(Input records)

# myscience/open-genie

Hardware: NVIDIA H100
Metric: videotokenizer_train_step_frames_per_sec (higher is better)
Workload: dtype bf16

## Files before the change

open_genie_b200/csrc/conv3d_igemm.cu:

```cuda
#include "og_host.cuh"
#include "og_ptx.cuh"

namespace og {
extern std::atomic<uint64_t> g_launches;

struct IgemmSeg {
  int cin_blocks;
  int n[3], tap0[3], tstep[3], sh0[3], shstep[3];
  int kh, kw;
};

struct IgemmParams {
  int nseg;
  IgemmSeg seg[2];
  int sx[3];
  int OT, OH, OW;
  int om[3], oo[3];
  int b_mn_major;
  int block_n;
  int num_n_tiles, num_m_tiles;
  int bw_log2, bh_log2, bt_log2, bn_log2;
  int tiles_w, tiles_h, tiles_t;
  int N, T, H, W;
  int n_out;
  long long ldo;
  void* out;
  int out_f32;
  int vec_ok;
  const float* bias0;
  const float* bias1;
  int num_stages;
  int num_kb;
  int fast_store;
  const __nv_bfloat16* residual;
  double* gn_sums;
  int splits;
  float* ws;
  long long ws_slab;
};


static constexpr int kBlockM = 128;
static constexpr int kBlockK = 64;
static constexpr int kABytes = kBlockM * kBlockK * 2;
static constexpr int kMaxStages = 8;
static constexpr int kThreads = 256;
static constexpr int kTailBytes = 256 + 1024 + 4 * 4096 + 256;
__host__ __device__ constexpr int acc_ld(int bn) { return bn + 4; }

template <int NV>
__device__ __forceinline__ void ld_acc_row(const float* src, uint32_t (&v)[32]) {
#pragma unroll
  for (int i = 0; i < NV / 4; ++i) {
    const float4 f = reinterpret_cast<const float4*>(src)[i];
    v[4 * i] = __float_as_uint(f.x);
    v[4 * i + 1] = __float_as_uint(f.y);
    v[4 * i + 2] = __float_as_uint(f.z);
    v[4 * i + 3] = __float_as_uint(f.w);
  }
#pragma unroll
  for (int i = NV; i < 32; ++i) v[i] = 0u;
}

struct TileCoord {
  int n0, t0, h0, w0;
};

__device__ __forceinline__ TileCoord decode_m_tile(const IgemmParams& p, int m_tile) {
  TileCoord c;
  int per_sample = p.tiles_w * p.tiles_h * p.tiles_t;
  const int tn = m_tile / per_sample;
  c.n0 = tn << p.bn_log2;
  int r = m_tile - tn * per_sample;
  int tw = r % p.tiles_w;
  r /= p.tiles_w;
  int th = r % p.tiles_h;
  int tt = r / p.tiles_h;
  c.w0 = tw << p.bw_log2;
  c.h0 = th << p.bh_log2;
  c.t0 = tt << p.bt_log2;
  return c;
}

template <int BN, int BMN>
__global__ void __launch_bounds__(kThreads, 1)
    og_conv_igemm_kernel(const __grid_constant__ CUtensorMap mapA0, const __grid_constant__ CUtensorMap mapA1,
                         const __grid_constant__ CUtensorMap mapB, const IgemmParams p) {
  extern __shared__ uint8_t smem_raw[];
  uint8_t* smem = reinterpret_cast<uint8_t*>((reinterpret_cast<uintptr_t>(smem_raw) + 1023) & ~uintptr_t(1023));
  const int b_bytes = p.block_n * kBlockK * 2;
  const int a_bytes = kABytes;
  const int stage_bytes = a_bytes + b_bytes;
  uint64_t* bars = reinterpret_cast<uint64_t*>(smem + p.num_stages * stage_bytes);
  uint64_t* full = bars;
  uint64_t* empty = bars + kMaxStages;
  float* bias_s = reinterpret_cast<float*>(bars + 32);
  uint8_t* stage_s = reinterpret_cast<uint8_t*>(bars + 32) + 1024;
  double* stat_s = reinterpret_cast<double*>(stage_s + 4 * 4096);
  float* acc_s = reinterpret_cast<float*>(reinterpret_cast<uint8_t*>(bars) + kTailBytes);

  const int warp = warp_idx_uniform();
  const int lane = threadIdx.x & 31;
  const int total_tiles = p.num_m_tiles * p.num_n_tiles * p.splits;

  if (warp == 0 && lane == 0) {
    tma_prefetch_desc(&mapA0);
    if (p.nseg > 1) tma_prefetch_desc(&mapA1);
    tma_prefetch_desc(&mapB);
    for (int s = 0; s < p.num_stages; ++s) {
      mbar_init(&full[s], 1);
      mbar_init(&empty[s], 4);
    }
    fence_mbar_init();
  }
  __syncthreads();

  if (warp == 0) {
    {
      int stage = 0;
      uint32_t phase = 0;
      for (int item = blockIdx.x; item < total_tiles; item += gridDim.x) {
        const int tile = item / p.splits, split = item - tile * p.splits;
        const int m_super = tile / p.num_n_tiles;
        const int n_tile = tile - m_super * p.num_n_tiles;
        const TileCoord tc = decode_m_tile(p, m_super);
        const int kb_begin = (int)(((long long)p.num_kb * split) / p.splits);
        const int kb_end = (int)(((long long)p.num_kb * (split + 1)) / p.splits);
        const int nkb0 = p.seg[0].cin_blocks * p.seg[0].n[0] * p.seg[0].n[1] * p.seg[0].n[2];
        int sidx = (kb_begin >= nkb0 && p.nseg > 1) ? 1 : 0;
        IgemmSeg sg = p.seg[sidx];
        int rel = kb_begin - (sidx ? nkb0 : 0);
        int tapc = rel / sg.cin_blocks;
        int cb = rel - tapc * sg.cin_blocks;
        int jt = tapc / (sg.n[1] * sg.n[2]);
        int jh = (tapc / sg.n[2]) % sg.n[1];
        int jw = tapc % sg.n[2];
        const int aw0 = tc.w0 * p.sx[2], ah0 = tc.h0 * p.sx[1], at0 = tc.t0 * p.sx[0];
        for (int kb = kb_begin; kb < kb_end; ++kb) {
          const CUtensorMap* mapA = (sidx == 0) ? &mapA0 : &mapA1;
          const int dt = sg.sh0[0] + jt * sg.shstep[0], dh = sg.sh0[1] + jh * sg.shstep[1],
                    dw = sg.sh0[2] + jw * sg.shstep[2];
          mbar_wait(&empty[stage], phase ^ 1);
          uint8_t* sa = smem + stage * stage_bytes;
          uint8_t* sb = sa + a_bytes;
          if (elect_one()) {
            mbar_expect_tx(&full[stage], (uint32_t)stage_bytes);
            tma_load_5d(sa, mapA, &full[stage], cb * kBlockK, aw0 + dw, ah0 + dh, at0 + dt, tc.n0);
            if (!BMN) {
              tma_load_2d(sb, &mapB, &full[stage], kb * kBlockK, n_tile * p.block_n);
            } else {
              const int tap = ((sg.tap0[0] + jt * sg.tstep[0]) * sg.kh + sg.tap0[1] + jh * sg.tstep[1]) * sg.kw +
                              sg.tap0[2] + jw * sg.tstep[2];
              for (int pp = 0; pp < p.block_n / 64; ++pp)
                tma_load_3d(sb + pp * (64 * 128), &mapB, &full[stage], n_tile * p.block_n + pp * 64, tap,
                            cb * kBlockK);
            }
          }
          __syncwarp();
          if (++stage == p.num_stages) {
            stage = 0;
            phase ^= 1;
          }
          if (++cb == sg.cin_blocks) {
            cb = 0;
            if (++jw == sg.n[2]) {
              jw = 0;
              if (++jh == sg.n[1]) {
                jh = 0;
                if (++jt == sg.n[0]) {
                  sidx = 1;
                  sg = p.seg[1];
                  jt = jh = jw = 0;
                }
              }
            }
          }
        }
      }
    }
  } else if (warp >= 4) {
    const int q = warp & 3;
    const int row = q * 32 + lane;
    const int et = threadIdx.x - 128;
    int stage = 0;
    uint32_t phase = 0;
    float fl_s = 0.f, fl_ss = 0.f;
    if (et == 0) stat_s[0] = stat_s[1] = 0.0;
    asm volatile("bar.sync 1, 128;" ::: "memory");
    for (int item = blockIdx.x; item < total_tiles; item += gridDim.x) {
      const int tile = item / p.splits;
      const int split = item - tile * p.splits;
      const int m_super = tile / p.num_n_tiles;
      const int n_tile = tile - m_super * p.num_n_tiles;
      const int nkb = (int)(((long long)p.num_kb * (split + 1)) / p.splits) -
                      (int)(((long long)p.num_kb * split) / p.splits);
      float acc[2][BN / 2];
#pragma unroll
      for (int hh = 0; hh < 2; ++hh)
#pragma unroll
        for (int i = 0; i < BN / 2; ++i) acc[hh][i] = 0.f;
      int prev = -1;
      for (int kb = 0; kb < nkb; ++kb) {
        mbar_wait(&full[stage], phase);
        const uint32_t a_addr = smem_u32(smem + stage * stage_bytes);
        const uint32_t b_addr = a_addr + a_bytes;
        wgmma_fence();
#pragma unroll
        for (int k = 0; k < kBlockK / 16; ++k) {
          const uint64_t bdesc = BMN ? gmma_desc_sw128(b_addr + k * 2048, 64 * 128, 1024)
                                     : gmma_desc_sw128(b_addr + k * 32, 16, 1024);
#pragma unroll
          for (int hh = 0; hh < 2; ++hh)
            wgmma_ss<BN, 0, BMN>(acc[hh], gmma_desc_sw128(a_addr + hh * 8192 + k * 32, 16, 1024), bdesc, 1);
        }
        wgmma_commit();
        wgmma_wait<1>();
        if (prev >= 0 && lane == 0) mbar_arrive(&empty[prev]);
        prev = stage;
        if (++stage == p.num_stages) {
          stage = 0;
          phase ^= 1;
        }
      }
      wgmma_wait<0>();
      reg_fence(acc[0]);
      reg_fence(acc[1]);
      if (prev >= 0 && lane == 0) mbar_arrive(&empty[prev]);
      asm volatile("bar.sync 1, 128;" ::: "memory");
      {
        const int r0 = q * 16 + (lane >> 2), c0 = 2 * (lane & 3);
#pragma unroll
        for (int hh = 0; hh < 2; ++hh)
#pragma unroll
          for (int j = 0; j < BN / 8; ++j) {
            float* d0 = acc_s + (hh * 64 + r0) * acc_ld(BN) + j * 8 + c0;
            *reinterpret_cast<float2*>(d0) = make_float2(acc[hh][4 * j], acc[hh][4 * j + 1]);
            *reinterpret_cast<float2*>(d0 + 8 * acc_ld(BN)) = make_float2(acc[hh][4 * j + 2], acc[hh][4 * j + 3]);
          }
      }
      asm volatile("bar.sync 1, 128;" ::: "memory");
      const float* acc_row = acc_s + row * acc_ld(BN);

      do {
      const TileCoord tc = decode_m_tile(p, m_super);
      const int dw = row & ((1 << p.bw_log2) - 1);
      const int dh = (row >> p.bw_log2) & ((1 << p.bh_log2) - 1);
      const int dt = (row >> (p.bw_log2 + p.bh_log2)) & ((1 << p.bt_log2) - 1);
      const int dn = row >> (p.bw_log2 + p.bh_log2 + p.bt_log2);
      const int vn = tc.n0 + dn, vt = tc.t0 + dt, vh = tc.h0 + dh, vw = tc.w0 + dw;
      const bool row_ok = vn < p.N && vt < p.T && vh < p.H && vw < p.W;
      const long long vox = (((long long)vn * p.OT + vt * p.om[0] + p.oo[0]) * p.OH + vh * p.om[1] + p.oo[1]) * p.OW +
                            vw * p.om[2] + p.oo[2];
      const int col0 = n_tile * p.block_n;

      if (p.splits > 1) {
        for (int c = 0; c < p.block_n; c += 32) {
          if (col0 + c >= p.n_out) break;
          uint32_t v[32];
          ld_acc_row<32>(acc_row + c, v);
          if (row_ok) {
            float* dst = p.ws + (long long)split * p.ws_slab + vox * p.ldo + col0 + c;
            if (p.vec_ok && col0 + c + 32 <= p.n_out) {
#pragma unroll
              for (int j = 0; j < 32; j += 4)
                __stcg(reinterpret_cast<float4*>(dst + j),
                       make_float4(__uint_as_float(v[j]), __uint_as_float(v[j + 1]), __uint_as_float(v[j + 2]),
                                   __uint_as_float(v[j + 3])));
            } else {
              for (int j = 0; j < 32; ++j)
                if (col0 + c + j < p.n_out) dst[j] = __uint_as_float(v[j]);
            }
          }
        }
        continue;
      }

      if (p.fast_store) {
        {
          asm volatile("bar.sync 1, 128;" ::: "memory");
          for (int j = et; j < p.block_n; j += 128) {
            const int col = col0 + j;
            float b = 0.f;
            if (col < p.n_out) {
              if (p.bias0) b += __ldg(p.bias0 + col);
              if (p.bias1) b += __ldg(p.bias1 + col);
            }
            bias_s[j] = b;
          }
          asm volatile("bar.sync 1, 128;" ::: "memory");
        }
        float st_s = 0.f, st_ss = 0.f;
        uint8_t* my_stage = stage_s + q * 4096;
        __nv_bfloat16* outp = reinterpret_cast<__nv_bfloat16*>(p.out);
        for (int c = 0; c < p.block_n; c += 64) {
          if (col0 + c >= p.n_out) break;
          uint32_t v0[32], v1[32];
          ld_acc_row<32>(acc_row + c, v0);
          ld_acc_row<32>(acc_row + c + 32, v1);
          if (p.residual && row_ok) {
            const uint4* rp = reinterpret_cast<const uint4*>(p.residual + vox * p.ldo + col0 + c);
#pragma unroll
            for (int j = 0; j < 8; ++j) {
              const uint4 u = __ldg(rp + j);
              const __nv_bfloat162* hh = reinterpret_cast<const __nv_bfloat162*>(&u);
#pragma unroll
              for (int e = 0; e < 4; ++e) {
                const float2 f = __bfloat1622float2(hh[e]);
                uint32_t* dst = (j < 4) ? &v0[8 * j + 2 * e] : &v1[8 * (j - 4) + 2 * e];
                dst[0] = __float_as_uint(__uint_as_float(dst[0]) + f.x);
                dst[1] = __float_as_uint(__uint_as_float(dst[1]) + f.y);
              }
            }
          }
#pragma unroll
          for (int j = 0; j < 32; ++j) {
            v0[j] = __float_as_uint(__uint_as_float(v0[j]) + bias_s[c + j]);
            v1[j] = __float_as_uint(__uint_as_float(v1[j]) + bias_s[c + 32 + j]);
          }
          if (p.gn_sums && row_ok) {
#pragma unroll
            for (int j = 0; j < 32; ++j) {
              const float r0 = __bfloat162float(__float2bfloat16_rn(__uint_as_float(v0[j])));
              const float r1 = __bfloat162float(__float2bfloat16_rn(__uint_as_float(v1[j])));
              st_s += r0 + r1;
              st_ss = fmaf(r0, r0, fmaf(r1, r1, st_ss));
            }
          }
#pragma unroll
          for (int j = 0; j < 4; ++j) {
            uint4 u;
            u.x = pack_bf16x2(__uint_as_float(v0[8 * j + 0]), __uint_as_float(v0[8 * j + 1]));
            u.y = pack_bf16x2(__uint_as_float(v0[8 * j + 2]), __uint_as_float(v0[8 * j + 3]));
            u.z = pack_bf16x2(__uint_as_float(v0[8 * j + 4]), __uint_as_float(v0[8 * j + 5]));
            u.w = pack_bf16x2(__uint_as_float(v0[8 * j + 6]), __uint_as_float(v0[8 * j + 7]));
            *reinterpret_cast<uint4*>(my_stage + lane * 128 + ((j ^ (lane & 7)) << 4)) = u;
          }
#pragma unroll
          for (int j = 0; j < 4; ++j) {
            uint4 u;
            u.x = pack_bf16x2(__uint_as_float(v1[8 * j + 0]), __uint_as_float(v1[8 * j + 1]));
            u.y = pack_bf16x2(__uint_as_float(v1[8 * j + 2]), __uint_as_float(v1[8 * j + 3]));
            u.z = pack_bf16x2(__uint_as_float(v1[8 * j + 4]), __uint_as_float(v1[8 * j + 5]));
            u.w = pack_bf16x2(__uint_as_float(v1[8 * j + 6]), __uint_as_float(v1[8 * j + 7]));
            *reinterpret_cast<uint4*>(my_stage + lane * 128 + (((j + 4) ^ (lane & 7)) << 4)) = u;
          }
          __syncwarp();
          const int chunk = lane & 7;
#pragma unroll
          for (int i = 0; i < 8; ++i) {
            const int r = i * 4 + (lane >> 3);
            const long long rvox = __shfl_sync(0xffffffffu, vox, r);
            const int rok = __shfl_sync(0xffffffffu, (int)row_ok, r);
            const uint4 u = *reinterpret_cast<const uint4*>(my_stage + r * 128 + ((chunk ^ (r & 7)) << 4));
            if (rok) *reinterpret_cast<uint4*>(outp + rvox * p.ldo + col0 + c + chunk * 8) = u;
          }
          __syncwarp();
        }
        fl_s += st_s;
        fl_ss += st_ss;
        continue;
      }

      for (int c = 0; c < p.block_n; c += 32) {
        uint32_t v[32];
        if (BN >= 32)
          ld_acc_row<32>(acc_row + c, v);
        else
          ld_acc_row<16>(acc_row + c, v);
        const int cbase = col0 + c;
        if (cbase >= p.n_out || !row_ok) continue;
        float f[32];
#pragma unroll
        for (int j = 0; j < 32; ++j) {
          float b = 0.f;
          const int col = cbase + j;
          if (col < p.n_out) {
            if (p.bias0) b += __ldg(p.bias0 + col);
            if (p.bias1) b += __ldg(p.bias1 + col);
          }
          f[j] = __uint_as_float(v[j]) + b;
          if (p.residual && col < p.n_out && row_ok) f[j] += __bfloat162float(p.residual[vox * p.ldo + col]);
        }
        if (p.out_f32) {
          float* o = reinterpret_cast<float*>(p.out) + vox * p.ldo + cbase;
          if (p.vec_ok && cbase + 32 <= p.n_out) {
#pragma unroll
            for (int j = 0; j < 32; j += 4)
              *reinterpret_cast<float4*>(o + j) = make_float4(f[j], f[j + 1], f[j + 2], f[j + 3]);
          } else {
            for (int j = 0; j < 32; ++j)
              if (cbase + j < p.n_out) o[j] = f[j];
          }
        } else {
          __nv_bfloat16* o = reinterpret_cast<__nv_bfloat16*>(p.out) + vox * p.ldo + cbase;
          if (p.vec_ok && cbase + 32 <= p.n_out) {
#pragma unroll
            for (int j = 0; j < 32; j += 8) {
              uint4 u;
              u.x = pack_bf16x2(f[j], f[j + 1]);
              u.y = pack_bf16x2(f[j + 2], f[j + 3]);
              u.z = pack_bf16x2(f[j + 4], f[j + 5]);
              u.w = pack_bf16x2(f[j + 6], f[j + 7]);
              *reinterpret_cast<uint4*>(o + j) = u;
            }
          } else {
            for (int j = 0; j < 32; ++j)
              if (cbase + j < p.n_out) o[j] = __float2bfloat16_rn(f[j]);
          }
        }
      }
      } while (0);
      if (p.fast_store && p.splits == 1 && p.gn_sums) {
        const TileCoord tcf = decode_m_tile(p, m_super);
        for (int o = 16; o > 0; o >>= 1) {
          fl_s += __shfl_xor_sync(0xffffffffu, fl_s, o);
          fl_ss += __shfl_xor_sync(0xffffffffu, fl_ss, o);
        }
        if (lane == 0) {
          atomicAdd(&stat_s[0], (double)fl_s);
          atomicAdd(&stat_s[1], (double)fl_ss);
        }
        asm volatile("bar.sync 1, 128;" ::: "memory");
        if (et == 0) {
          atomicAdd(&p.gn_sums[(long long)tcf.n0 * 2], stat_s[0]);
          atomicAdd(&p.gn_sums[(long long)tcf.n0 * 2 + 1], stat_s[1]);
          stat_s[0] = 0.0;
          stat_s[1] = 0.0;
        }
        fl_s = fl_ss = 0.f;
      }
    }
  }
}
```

(End Input records)

**Goal of the exercise:** Identify how many lines in the entries above contain the word "atomicAdd" and provide only that figure.

**Expected answer:** 4